## [Dataset content]
========
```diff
@@ -1562,10 +1596,19 @@
             const int n = spare ? lo + cand : lo + j * B + lane;
             NodeRes nr{};
             nr.ac = h[j].ac; nr.am = h[j].am; nr.zc = h[j].zc; nr.zm = h[j].zm; nr.ic = h[j].ic; nr.im = h[j].im;
-            sh_hk[((hw * 2 + p) * K + j) * B + lane] =
-                hw == 0 ? least_score<true>(st, qh, nr, n) * wl : balanced_score(qh, nr) * wbal;
+            const int64_t ws = hw == 0 ? least_score<true>(st, qh, nr, n) * wl : balanced_score(qh, nr) * wbal;
+            if constexpr (HO) {
+              const uint64_t tag = ((uint64_t)ws >> 32) == 0 ? (uint64_t)(uint32_t)(i + 1) : 0;
+              __hip_atomic_store(reinterpret_cast<uint64_t*>(&sh_hk[(((p * K + j) * B + lane) << 1) + hw]),
+                                 (tag << 32) | (uint32_t)ws, __ATOMIC_RELAXED, __HIP_MEMORY_SCOPE_WORKGROUP);
+            } else {
+              sh_hk[((hw * 2 + p) * K + j) * B + lane] = ws;
+            }
           }
-          if (lane == 0) lds_release(&sh_hready[hw], i + 1);
+          if constexpr (!HO) {
+            if (lane == 0) lds_release(&sh_hready[hw], i + 1);
+          }
+          KGPU_HSTAMP(i, 2, B + 64 + B);
         }
         __syncthreads();
         int wg = -1;
@@ -1749,12 +1792,25 @@
           rkj[j] = rank40(tk, (uint64_t)(st.node_base + n), st.tie_mode);
         }
         if (q.scalars.count | q.ports.count) vm_drain();
-        lds_wait_ge(&sh_hready[0], i + 1, pa.abort);
-        lds_wait_ge(&sh_hready[1], i + 1, pa.abort);
-#pragma unroll
-        for (int j = 0; j < K; ++j) {
-          const int64_t tot = sh_hk[((0 * 2 + p) * K + j) * B + tid] + sh_hk[((1 * 2 + p) * K + j) * B + tid];
-          keys[j] = fs[j] ? 0 : (((uint64_t)(tot + 1) << 40) | rkj[j]);
+        KGPU_HSTAMP(i, 0, 0);
+        if constexpr (HO) {
+#pragma unroll
+          for (int j = 0; j < K; ++j) {
+            uint32_t sl, sb;
+            lds_wait_tagged(&sh_hk[((p * K + j) * B + tid) << 1], (uint32_t)(i + 1), pa.abort, sl, sb);
+            if (j == K - 1) KGPU_HSTAMP(i, 1, 0);
+            const int64_t tot = (int64_t)sl + (int64_t)sb;
+            keys[j] = fs[j] ? 0 : (((uint64_t)(tot + 1) << 40) | rkj[j]);
+          }
+        } else {
+          lds_wait_ge(&sh_hready[0], i + 1, pa.abort);
+          lds_wait_ge(&sh_hready[1], i + 1, pa.abort);
+          KGPU_HSTAMP(i, 1, 0);
+#pragma unroll
+          for (int j = 0; j < K; ++j) {
+            const int64_t tot = sh_hk[((0 * 2 + p) * K + j) * B + tid] + sh_hk[((1 * 2 + p) * K + j) * B + tid];
+            keys[j] = fs[j] ? 0 : (((uint64_t)(tot + 1) << 40) | rkj[j]);
+          }
         }
       } else {
 #pragma unroll
@@ -1868,6 +1924,7 @@
     KGPU_STAMP(i, 4);
   }
 #undef KGPU_STAMP
+#undef KGPU_HSTAMP
 }
 
 __global__ __launch_bounds__(256) void k_batch_fixup(const DevState* __restrict__ stp, BatchArgs pa, int G) {
@@ -4670,7 +4727,8 @@
 using BatchFn = void (*)(const DevState*, BatchArgs);
 template <uint32_t FM, uint32_t SM, bool E>
 struct HelperFn {
-  static constexpr BatchFn fn = nullptr, traced = nullptr, early = nullptr, early_traced = nullptr;
+  static constexpr BatchFn fn = nullptr, traced = nullptr, early = nullptr, early_traced = nullptr, handoff = nullptr,
+                           handoff_traced = nullptr;
 };
 template <uint32_t FM, uint32_t SM>
 struct HelperFn<FM, SM, true> {
@@ -4678,6 +4736,8 @@
   static constexpr BatchFn traced = k_batch<FM, SM, 1, 64, false, true, true>;
   static constexpr BatchFn early = k_batch<FM, SM, 1, 64, false, true, false, true>;
   static constexpr BatchFn early_traced = k_batch<FM, SM, 1, 64, false, true, true, true>;
+  static constexpr BatchFn handoff = k_batch<FM, SM, 1, 64, false, true, false, true, true>;
+  static constexpr BatchFn handoff_traced = k_batch<FM, SM, 1, 64, false, true, true, true, true>;
 };
 static const BatchFn kBatchHelper[] = {
     nullptr,
@@ -4703,6 +4763,18 @@
     nullptr,
     nullptr,
 };
+static const BatchFn kBatchHelperHandoff[] = {
+    nullptr,
+    HelperFn<kFitFM, kFitSM, true>::handoff,
+    nullptr,
+    nullptr,
+};
+static const BatchFn kBatchHelperHandoffTraced[] = {
+    nullptr,
+    HelperFn<kFitFM, kFitSM, true>::handoff_traced,
+    nullptr,
+    nullptr,
+};
 static const BatchFn* const kBatch[] = {
     BatchRow<kRuntime, kRuntime>::fn,
     BatchRow<kFitFM, kFitSM>::fn,
@@ -4759,12 +4831,15 @@
   const bool traced = hb && a.trace != nullptr;
   const bool early = a.dual != 0;
   if (early && !hb) return -1;
-  const BatchFn fn = hb ? (early ? (traced ? kBatchHelperEarlyTraced : kBatchHelperEarly)
-                                 : (traced ? kBatchHelperTraced : kBatchHelper))[spec]
+  const bool handoff = a.handoff != 0;
+  if (handoff && !early) return -1;
+  const BatchFn fn = hb ? (handoff ? (traced ? kBatchHelperHandoffTraced : kBatchHelperHandoff)
+                           : early ? (traced ? kBatchHelperEarlyTraced : kBatchHelperEarly)
+                                   : (traced ? kBatchHelperTraced : kBatchHelper))[spec]
                         : (x ? kBatchX : kBatch)[spec][geo];
   const int threads = kGeo[geo].B + 64 + (hb ? 2 * kGeo[geo].B : 0);
-  static bool attr_set[6][kNumSpecs][kNumGeo] = {};
-  const int ai = hb ? (traced ? 3 : 2) + (early ? 2 : 0) : x;
+  static bool attr_set[8][kNumSpecs][kNumGeo] = {};
+  const int ai = hb ? (traced ? 3 : 2) + (early ? 2 : 0) + (handoff ? 2 : 0) : x;
   if (!attr_set[ai][spec][geo]) {
     if (hipFuncSetAttribute(reinterpret_cast<const void*>(fn), hipFuncAttributeMaxDynamicSharedMemorySize,
                             kBatchLdsPad) != hipSuccess)
diff --git a/kubernetes-1_amd/kgpu/abi.py b/kubernetes-1_amd/kgpu/abi.py
--- a/kubernetes-1_amd/kgpu/abi.py
+++ b/kubernetes-1_amd/kgpu/abi.py
@@ -28,6 +28,7 @@
 OPT_CUT_TOPO_PERSISTENT = 25
 OPT_NORM_PERSISTENT = 26
 OPT_BATCH_EARLY_PUBLISH = 27
+OPT_BATCH_HANDOFF = 28
 CODE_SUCCESS, CODE_ERROR, CODE_UNSCHEDULABLE, CODE_UNRESOLVABLE = 0, 1, 2, 3
 STATUS_NOT_EVALUATED = 0xFF
 
diff --git a/kubernetes-1_amd/kgpu/native.py b/kubernetes-1_amd/kgpu/native.py
--- a/kubernetes-1_amd/kgpu/native.py
+++ b/kubernetes-1_amd/kgpu/native.py
@@ -317,7 +317,8 @@
     def instantiation(self):
         out = np.zeros(4, np.int32)
         self._check(lib().kgpu_debug_instantiation(self.h, out.ctypes.data))
-        return {"row": int(out[0]), "sharded": bool(out[1]), "helper": bool(out[2]), "persistent_pods": int(out[3])}
+        return {"row": int(out[0]), "sharded": bool(out[1]), "helper": bool(out[2] & 1), "handoff": bool(out[2] & 2),
+                "persistent_pods": int(out[3])}
 
     def counters(self):
         out = np.zeros(8, np.int64)
```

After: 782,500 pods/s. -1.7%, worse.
========
## [What the task asks]
If a line in the records above contains the word "kBatchHelperHandoffTraced", count it, then give the total and nothing else.

## [Response]
2